From the data, copy out every line in which the word "maskByte" appears.
—————
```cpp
__global__ __launch_bounds__( WALK_THREADS ) void
k_walk( const BlockMeta* __restrict__ meta,
         const uint32_t* __restrict__  tab_buf,
         WalkPlan*                     plan,
         const uint32_t* __restrict__  blk,
         const uint32_t* __restrict__  pre,
         uint32_t*                     seg_len,
         uint32_t*                     seg_succ,
         uint32_t                      chunk,
         uint32_t*                     stash,
         uint32_t*                     seg_cont )
{
    __shared__ uint32_t sBase, sNext, sK0;
    const uint32_t tid = threadIdx.x;
    const uint32_t lane = tid & 63u;
    uint32_t xcc;
    asm volatile( "s_getreg_b32 %0, hwreg(HW_REG_XCC_ID)" : "=s"( xcc ) );
    xcc &= WALK_QUEUES - 1;

    for ( uint32_t attempt = 0; attempt < WALK_QUEUES; ++attempt ) {
        const uint32_t q = ( xcc + attempt ) & ( WALK_QUEUES - 1 );
        const uint32_t qb = plan->q_begin[q], qe = plan->q_begin[q + 1];
        const uint32_t total = plan->q_total[q];
        if ( total == 0 ) continue;
        for ( ;; ) {
            __syncthreads();
            if ( tid == 0 ) {
                const uint32_t base = atomicAdd( &plan->ctr[q], chunk );
                sBase = base;
                uint32_t lo = qb, hi = qe;
                while ( hi - lo > 1 ) {
                    const uint32_t mid = ( lo + hi ) >> 1;
                    if ( pre[mid] <= base ) lo = mid; else hi = mid;
                }
                sK0 = lo;
            }
            __syncthreads();
            uint32_t base = sBase;
            if ( base >= total ) break;
            const uint32_t claimEnd = total - base < chunk ? total : base + chunk;
            uint32_t k = sK0;
            while ( base < claimEnd ) {
                while ( k + 1 < qe && base >= pre[k + 1] ) ++k;
                const uint32_t runEnd = ( k + 1 < qe && pre[k + 1] < claimEnd ) ? pre[k + 1] : claimEnd;
                const uint32_t cnt = runEnd - base;
                const uint32_t b = blk[k];
                const uint32_t j0 = base - pre[k];
                const uint32_t N = meta[b].n, stride = meta[b].seg_stride, origPtr = meta[b].orig_ptr;
                const uint32_t k0 = ( N + stride - 1 ) / stride;
                const uint32_t* const tab = tab_buf + (size_t)b * TAB_STRIDE;
                const size_t segBase = (size_t)b * SEG_STRIDE;
                uint32_t* const stashOfBlock = stash + segBase * ( STASH_BYTES / 4 );
                __syncthreads();
                if ( tid == 0 ) sNext = WALK_THREADS;
                __syncthreads();

                uint32_t my = tid;
                bool idle = true;
                uint32_t j = 0, p = 0, e = 0, len = 0, piece = 0;
                for ( ;; ) {
                    if ( idle && my < cnt ) {
                        j = j0 + my;
                        p = j < k0 ? j * stride : origPtr;
                        e = tab[p];
                        len = 0;
                        piece = 0;
                        idle = false;
                    }
                    if ( __ballot( !idle ) == 0 ) break;
                    if ( !idle ) {
                        uint32_t w[4] = { 0, 0, 0, 0 };
                        bool done = false;
                        if ( piece == STASH_BYTES / 16 ) __builtin_nontemporal_store( p, seg_cont + segBase + j );
#pragma unroll
                        for ( uint32_t i = 0; i < 16; i += 4 ) {
                            if ( !done ) {
#pragma unroll
                                for ( uint32_t s4 = i; s4 < i + 4; ++s4 ) {
                                    const uint32_t live = done ? 0u : 1u;
                                    w[s4 >> 2] |= done ? 0u : ( e & 0xFFu ) << ( 8 * ( s4 & 3u ) );
                                    len += live;
                                    p = done ? p : ( e >> 8 ) & LF_MASK;
                                    e = tab[p];
                                    done = ( e & MARK ) || len >= N;
                                }
                            }
                        }
                        if ( piece < STASH_BYTES / 16 ) {
                            uint32_t* const out = stashOfBlock + (size_t)j * ( STASH_BYTES / 4 ) + 4 * piece;
                            __builtin_nontemporal_store( w[0], out );
                            __builtin_nontemporal_store( w[1], out + 1 );
                            __builtin_nontemporal_store( w[2], out + 2 );
                            __builtin_nontemporal_store( w[3], out + 3 );
                        }
                        ++piece;
                        if ( done ) {
                            __builtin_nontemporal_store( len, seg_len + segBase + j );
                            const bool isOrig = ( p == origPtr ) && ( origPtr % stride != 0 );
                            __builtin_nontemporal_store( ( e & MARK ) ? ( isOrig ? k0 : p / stride ) : 0xFFFFFFFFu, seg_succ + segBase + j );
                            idle = true;
                        }
                    }
                    {
                        const uint64_t asking = __ballot( idle );
                        if ( asking != 0 ) {
                            uint32_t first = 0;
                            if ( lane == (uint32_t)__builtin_ctzll( asking ) ) first = atomicAdd( &sNext, (uint32_t)__popcll( asking ) );
                            first = (uint32_t)__builtin_amdgcn_readlane( (int)first, __builtin_ctzll( asking ) );
                            const uint32_t rank = __builtin_amdgcn_mbcnt_hi( (uint32_t)( asking >> 32 ), __builtin_amdgcn_mbcnt_lo( (uint32_t)asking, 0 ) );
                            if ( idle ) my = first < cnt ? first + rank : cnt;
                        }
                    }
                }
                base = runEnd;
            }
        }
    }
}
__global__ __launch_bounds__( EMIT_THREADS ) void
k_emit( const BlockMeta* __restrict__ meta,
        const uint32_t* __restrict__  tab_buf,
        const uint2* __restrict__     chain,
        const uint32_t* __restrict__  stash,
        const uint32_t* __restrict__  seg_cont,
        uint8_t* __restrict__         r_buf )
{
    constexpr uint32_t STASH = STASH_BYTES, STAGE = EMIT_STAGE;
    constexpr uint32_t FIRST = 2;
    constexpr uint32_t MORE = STASH / 16 - FIRST;
    __shared__ __attribute__( ( aligned( 16 ) ) ) uint8_t image[STAGE + 16];
    __shared__ uint32_t sLow, sTop;
    __shared__ uint32_t segAddr[EMIT_THREADS], segLen[EMIT_THREADS], segId[EMIT_THREADS];
    __shared__ uint16_t later[EMIT_THREADS * MORE];
    __shared__ uint32_t waveSum[EMIT_THREADS / 64];
    const uint32_t b = blockIdx.y;
    const BlockMeta mt = meta[b];
    if ( !mt.walk_ok ) return;
    const uint32_t t = threadIdx.x;
    const uint32_t N = mt.n;
    for ( uint32_t tile = 0; tile < EMIT_TILES; ++tile ) {
    const uint32_t r0 = ( blockIdx.x * EMIT_TILES + tile ) * EMIT_THREADS;
    if ( r0 >= mt.nchain ) return;
    const uint32_t count = mt.nchain - r0 < EMIT_THREADS ? mt.nchain - r0 : EMIT_THREADS;
    const size_t base = (size_t)b * SEG_STRIDE;
    uint8_t* const R = r_buf + (size_t)b * L_STRIDE;
    const uint32_t* const tab = tab_buf + (size_t)b * TAB_STRIDE;
    const uint32_t* const stashOfBlock = stash + base * ( STASH_BYTES / 4 );

    uint2 rec = make_uint2( 0, 0 );
    if ( t < count ) rec = chain[base + r0 + t];
// ... 90 lines not shown
```

Before: 34150.

## Rewrite BWT build as single-wave per-lane counting and cache segment lengths in link

The BWT table build moves from a 1024-thread block with per-wave histograms and ballot-based rank matching to one 64-lane wave per block. Each lane owns a contiguous slice, counts into a private LDS column, and then a DPP wave scan produces prefix offsets. Loads are 16-byte vectors prefetched several units ahead, and mark bits are folded in with byte permutes. Separately, the link kernel doubles its threads, halves the split size, caches segment lengths as 16-bit values in LDS, and simplifies the traversal loops. The tradeoff is far fewer threads per BWT block, which depends on many blocks being resident to fill the GPU, plus more LDS per link block.

```diff
diff --git a/indexed_bzip2_amd/csrc/bz2_device.hip b/indexed_bzip2_amd/csrc/bz2_device.hip
--- a/indexed_bzip2_amd/csrc/bz2_device.hip
+++ b/indexed_bzip2_amd/csrc/bz2_device.hip
@@ -1012,7 +1012,7 @@
             TIMED( c, g, q, 2, hipLaunchKernelGGL( k_bwt_count, dim3( plan.bwtSlices, m ), dim3( 1024 ), 0, q, meta, lcol, counts, plan.bwtSlices );
                                hipLaunchKernelGGL( k_bwt_rank, dim3( plan.bwtSlices, m ), dim3( 1024 ), 0, q, meta, lcol, tab, counts, plan.bwtSlices ) );
         } else {
-            TIMED_LAUNCH( c, g, q, 2, k_bwt_build, dim3( m ), dim3( 1024 ), 0, q, meta, lcol, tab );
+            TIMED_LAUNCH( c, g, q, 2, k_bwt_build, dim3( m ), dim3( 64 ), 0, q, meta, lcol, tab );
         }
         TIMED_LAUNCH( c, g, q, 10, k_walk_plan, dim3( 1 ), dim3( 256 ), 0, q, meta, m, walkPlan, walkBlk, walkPre );
         {
diff --git a/indexed_bzip2_amd/csrc/bz2_kernels.hip.h b/indexed_bzip2_amd/csrc/bz2_kernels.hip.h
--- a/indexed_bzip2_amd/csrc/bz2_kernels.hip.h
+++ b/indexed_bzip2_amd/csrc/bz2_kernels.hip.h
@@ -203,92 +203,148 @@
     return __popcll( mask & ( ( 1ull << lane ) - 1ull ) );
 }
 
-__global__ __launch_bounds__( 1024 ) void
+__device__ __forceinline__ uint32_t
+wave_inclusive_sum( uint32_t v )
+{
+#define BZ2_DPP_ADD( CTRL, ROWS ) v += (uint32_t)__builtin_amdgcn_update_dpp( 0, (int)v, CTRL, ROWS, 0xF, true )
+    BZ2_DPP_ADD( 0x111, 0xF );
+    BZ2_DPP_ADD( 0x112, 0xF );
+    BZ2_DPP_ADD( 0x114, 0xF );
+    BZ2_DPP_ADD( 0x118, 0xF );
+    BZ2_DPP_ADD( 0x142, 0xA );
+    BZ2_DPP_ADD( 0x143, 0xC );
+#undef BZ2_DPP_ADD
+    return v;
+}
+
+constexpr uint32_t BWT_UNIT = 16;
+constexpr uint32_t BWT_AHEAD = 4;
+
+__device__ __forceinline__ void
+bwt_settle( uint4 ( &q )[BWT_AHEAD] )
+{
+#pragma unroll
+    for ( uint32_t k = 0; k < BWT_AHEAD; ++k ) asm volatile( "" : "+v"( q[k].x ), "+v"( q[k].y ), "+v"( q[k].z ), "+v"( q[k].w ) );
+    __builtin_amdgcn_s_waitcnt( 0x0F70 );
+}
+
+__device__ __forceinline__ uint32_t*
+bwt_counter( uint8_t* column, uint32_t value )
+{
+    return reinterpret_cast<uint32_t*>( column + (uint32_t)( value << 8 ) );
+}
+
+__device__ __forceinline__ void
+bwt_count_unit( uint8_t* column, const uint4& bytes )
+{
+    const uint32_t w[4] = { bytes.x, bytes.y, bytes.z, bytes.w };
+#pragma unroll
+    for ( uint32_t e = 0; e < BWT_UNIT; ++e ) atomicAdd( bwt_counter( column, ( w[e / 4] >> ( 8 * ( e % 4 ) ) ) & 0xFFu ), 1u );
+}
+
+__device__ __forceinline__ void
+bwt_rank_unit( uint8_t* column, const uint4& bytes, uint32_t* __restrict__ tab, uint32_t i, uint32_t& nextMark, uint32_t stride,
+               uint32_t origPtr )
+{
+    uint64_t maskLo = 0, maskHi = 0;
+    const auto maskByte = [&maskLo, &maskHi] ( uint32_t d ) {
+        maskLo |= d < 8u ? 0x80ull << ( 8u * d ) : 0ull;
+        maskHi |= d - 8u < 8u ? 0x80ull << ( 8u * ( d - 8u ) ) : 0ull;
+    };
+    maskByte( nextMark - i );
+    if ( nextMark - i < BWT_UNIT ) nextMark += stride;
+    if ( __ballot( origPtr - i < BWT_UNIT ) != 0 ) maskByte( origPtr - i );
+    const uint32_t w[4] = { bytes.x, bytes.y, bytes.z, bytes.w };
+    const uint32_t mk[4] = { (uint32_t)maskLo, (uint32_t)( maskLo >> 32 ), (uint32_t)maskHi, (uint32_t)( maskHi >> 32 ) };
+    uint32_t x[BWT_UNIT], lf[BWT_UNIT];
+#pragma unroll
+    for ( uint32_t e = 0; e < BWT_UNIT; ++e ) {
+        x[e] = __builtin_amdgcn_perm( mk[e / 4], w[e / 4], ( ( 4u + e % 4 ) << 24 ) | 0x0C0C00u | ( e % 4 ) );
+        lf[e] = atomicAdd( bwt_counter( column, x[e] ), 1u );
+    }
+#pragma unroll
+    for ( uint32_t e = 0; e < BWT_UNIT; e += 4 ) {
+        *reinterpret_cast<uint4*>( tab + i + e ) = make_uint4( ( lf[e] << 8 ) | x[e], ( lf[e + 1] << 8 ) | x[e + 1],
+                                                               ( lf[e + 2] << 8 ) | x[e + 2], ( lf[e + 3] << 8 ) | x[e + 3] );
+    }
+}
+
+__global__ __launch_bounds__( 64 ) void
 k_bwt_build( const BlockMeta* __restrict__ meta,
              const uint8_t* __restrict__   l_buf,
              uint32_t* __restrict__        tab_buf )
 {
-    __shared__ uint32_t hist[BWT_WAVES][256];
-    __shared__ uint32_t tot[256];
+    __shared__ uint32_t cnt[256 * 64];
     const uint32_t b = blockIdx.x;
     const BlockMeta mt = meta[b];
     if ( !mt.walk_ok ) return;
     const uint32_t N = mt.n, origPtr = mt.orig_ptr, stride = mt.seg_stride;
     const uint8_t* const L = l_buf + (size_t)b * L_STRIDE;
     uint32_t* const tab = tab_buf + (size_t)b * TAB_STRIDE;
-    const uint32_t tid = threadIdx.x, wave = tid >> 6, lane = tid & 63;
-
-    uint32_t chunk = ( N + BWT_WAVES - 1 ) / BWT_WAVES;
-    chunk = ( chunk + 255u ) & ~255u;
-    const uint32_t begin = wave * chunk < N ? wave * chunk : N;
-    const uint32_t end = begin + chunk < N ? begin + chunk : N;
-
-    for ( uint32_t i = tid; i < BWT_WAVES * 256; i += 1024 ) ( &hist[0][0] )[i] = 0;
-    __syncthreads();
-
-    for ( uint32_t base = begin; base < end; base += 256 ) {
-        const uint32_t i = base + 4 * lane;
-        if ( i < end ) {
-            const uint32_t v = *reinterpret_cast<const uint32_t*>( L + i );
-            const uint32_t nb = end - i < 4 ? end - i : 4;
-            for ( uint32_t k = 0; k < nb; ++k ) atomicAdd( &hist[wave][( v >> ( 8 * k ) ) & 0xFF], 1u );
-        }
-    }
-    __syncthreads();
-    if ( tid < 256 ) {
-        uint32_t run = 0;
-        for ( int w = 0; w < BWT_WAVES; ++w ) {
-            const uint32_t t = hist[w][tid];
-            hist[w][tid] = run;
-            run += t;
-        }
-        tot[tid] = run;
-    }
-    __syncthreads();
-    if ( tid < 64 ) {
-        uint32_t v0 = tot[4 * tid], v1 = tot[4 * tid + 1], v2 = tot[4 * tid + 2], v3 = tot[4 * tid + 3];
-        const uint32_t s = v0 + v1 + v2 + v3;
-        uint32_t incl = s;
-        for ( int d = 1; d < 64; d <<= 1 ) {
-            const uint32_t o = __shfl_up( incl, d );
-            if ( (int)tid >= d ) incl += o;
-        }
-        uint32_t excl = incl - s;
-        tot[4 * tid] = excl; excl += v0;
-        tot[4 * tid + 1] = excl; excl += v1;
-        tot[4 * tid + 2] = excl; excl += v2;
-        tot[4 * tid + 3] = excl;
-    }
-    __syncthreads();
-    if ( tid < 256 ) {
-        const uint32_t c = tot[tid];
-        for ( int w = 0; w < BWT_WAVES; ++w ) hist[w][tid] += c;
-    }
-    __syncthreads();
-
-    uint32_t rem = ( begin + lane ) % stride;
-    const uint32_t remStep = 64u % stride;
-    for ( uint32_t base4 = begin; base4 < end; base4 += 256 ) {
-        uint32_t keys[4];
-#pragma unroll
-        for ( uint32_t u = 0; u < 4; ++u ) keys[u] = L[base4 + 64 * u + lane];
-#pragma unroll
-        for ( uint32_t u = 0; u < 4; ++u ) {
-            const uint32_t i = base4 + 64 * u + lane;
-            const bool valid = i < end;
-            const uint32_t key = valid ? keys[u] : 0u;
-            const uint64_t same = match_any_runs( key, valid );
-            const uint32_t rank = popc_below( same, lane );
-            uint32_t basePos = 0;
-            if ( valid ) basePos = hist[wave][key];
-            if ( valid ) {
-                const uint32_t lf = basePos + rank;
-                const bool mark = ( rem == 0 ) || ( i == origPtr );
-                tab[i] = ( lf << 8 ) | key | ( mark ? MARK : 0u );
-                if ( rank == 0 ) hist[wave][key] = basePos + (uint32_t)__popcll( same );
-            }
-            rem += remStep;
-            if ( rem >= stride ) rem -= stride;
+    const uint32_t lane = threadIdx.x;
+    uint8_t* const column = reinterpret_cast<uint8_t*>( cnt ) + 4 * lane;
+
+    static_assert( ( ( MAX_N + 63 ) / 64 + BWT_UNIT - 1 ) / BWT_UNIT * BWT_UNIT * 64 <= L_STRIDE && BWT_AHEAD * BWT_UNIT <= 256 );
+    const uint32_t units = ( ( N + 63u ) / 64u + BWT_UNIT - 1u ) / BWT_UNIT;
+    const uint32_t unitsAhead = units & ~( BWT_AHEAD - 1u );
+    const uint32_t lo = lane * units * BWT_UNIT;
+    const uint4* const mine = reinterpret_cast<const uint4*>( L + lo );
+
+#pragma unroll 8
+    for ( uint32_t v = 0; v < 256; ++v ) cnt[v * 64 + lane] = 0;
+
+    {
+        const uint32_t tail = N & ~( BWT_UNIT - 1u );
+        const uint32_t end = lo + units * BWT_UNIT;
+        const uint32_t wholeEnd = end < tail ? end : tail;
+        uint4 q[BWT_AHEAD];
+#pragma unroll
+        for ( uint32_t k = 0; k < BWT_AHEAD; ++k ) q[k] = mine[k];
+        bwt_settle( q );
+        for ( uint32_t u0 = 0; u0 < unitsAhead; u0 += BWT_AHEAD ) {
+#pragma unroll
+            for ( uint32_t k = 0; k < BWT_AHEAD; ++k ) {
+                if ( lo + ( u0 + k + 1 ) * BWT_UNIT <= wholeEnd ) bwt_count_unit( column, q[k] );
+                q[k] = mine[u0 + k + BWT_AHEAD];
+            }
+        }
+#pragma unroll
+        for ( uint32_t k = 0; k < BWT_AHEAD - 1; ++k ) {
+            if ( unitsAhead + k < units && lo + ( unitsAhead + k + 1 ) * BWT_UNIT <= wholeEnd ) bwt_count_unit( column, q[k] );
+        }
+        if ( tail >= lo && tail < end ) {
+            for ( uint32_t p = tail; p < N; ++p ) atomicAdd( bwt_counter( column, L[p] ), 1u );
+        }
+    }
+
+    {
+        uint32_t carry = 0;
+#pragma unroll 4
+        for ( uint32_t v = 0; v < 256; ++v ) {
+            const uint32_t x = cnt[v * 64 + lane];
+            const uint32_t incl = wave_inclusive_sum( x );
+            cnt[v * 64 + lane] = carry + incl - x;
+            carry += (uint32_t)__builtin_amdgcn_readlane( (int)incl, 63 );
+        }
+    }
+
+    {
+        static_assert( TAB_STRIDE >= L_STRIDE );
+        uint32_t nextMark = ( lo + stride - 1u ) / stride * stride;
+        uint4 q[BWT_AHEAD];
+#pragma unroll
+        for ( uint32_t k = 0; k < BWT_AHEAD; ++k ) q[k] = mine[k];
+        bwt_settle( q );
+        for ( uint32_t u0 = 0; u0 < unitsAhead; u0 += BWT_AHEAD ) {
+#pragma unroll
+            for ( uint32_t k = 0; k < BWT_AHEAD; ++k ) {
+                bwt_rank_unit( column, q[k], tab, lo + ( u0 + k ) * BWT_UNIT, nextMark, stride, origPtr );
+                q[k] = mine[u0 + k + BWT_AHEAD];
+            }
+        }
+#pragma unroll
+        for ( uint32_t k = 0; k < BWT_AHEAD - 1; ++k ) {
+            if ( unitsAhead + k < units ) bwt_rank_unit( column, q[k], tab, lo + ( unitsAhead + k ) * BWT_UNIT, nextMark, stride, origPtr );
         }
     }
 }
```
—————
*WRITTEN ANSWER*:
+    const auto maskByte = [&maskLo, &maskHi] ( uint32_t d ) {
+    maskByte( nextMark - i );
+    if ( __ballot( origPtr - i < BWT_UNIT ) != 0 ) maskByte( origPtr - i );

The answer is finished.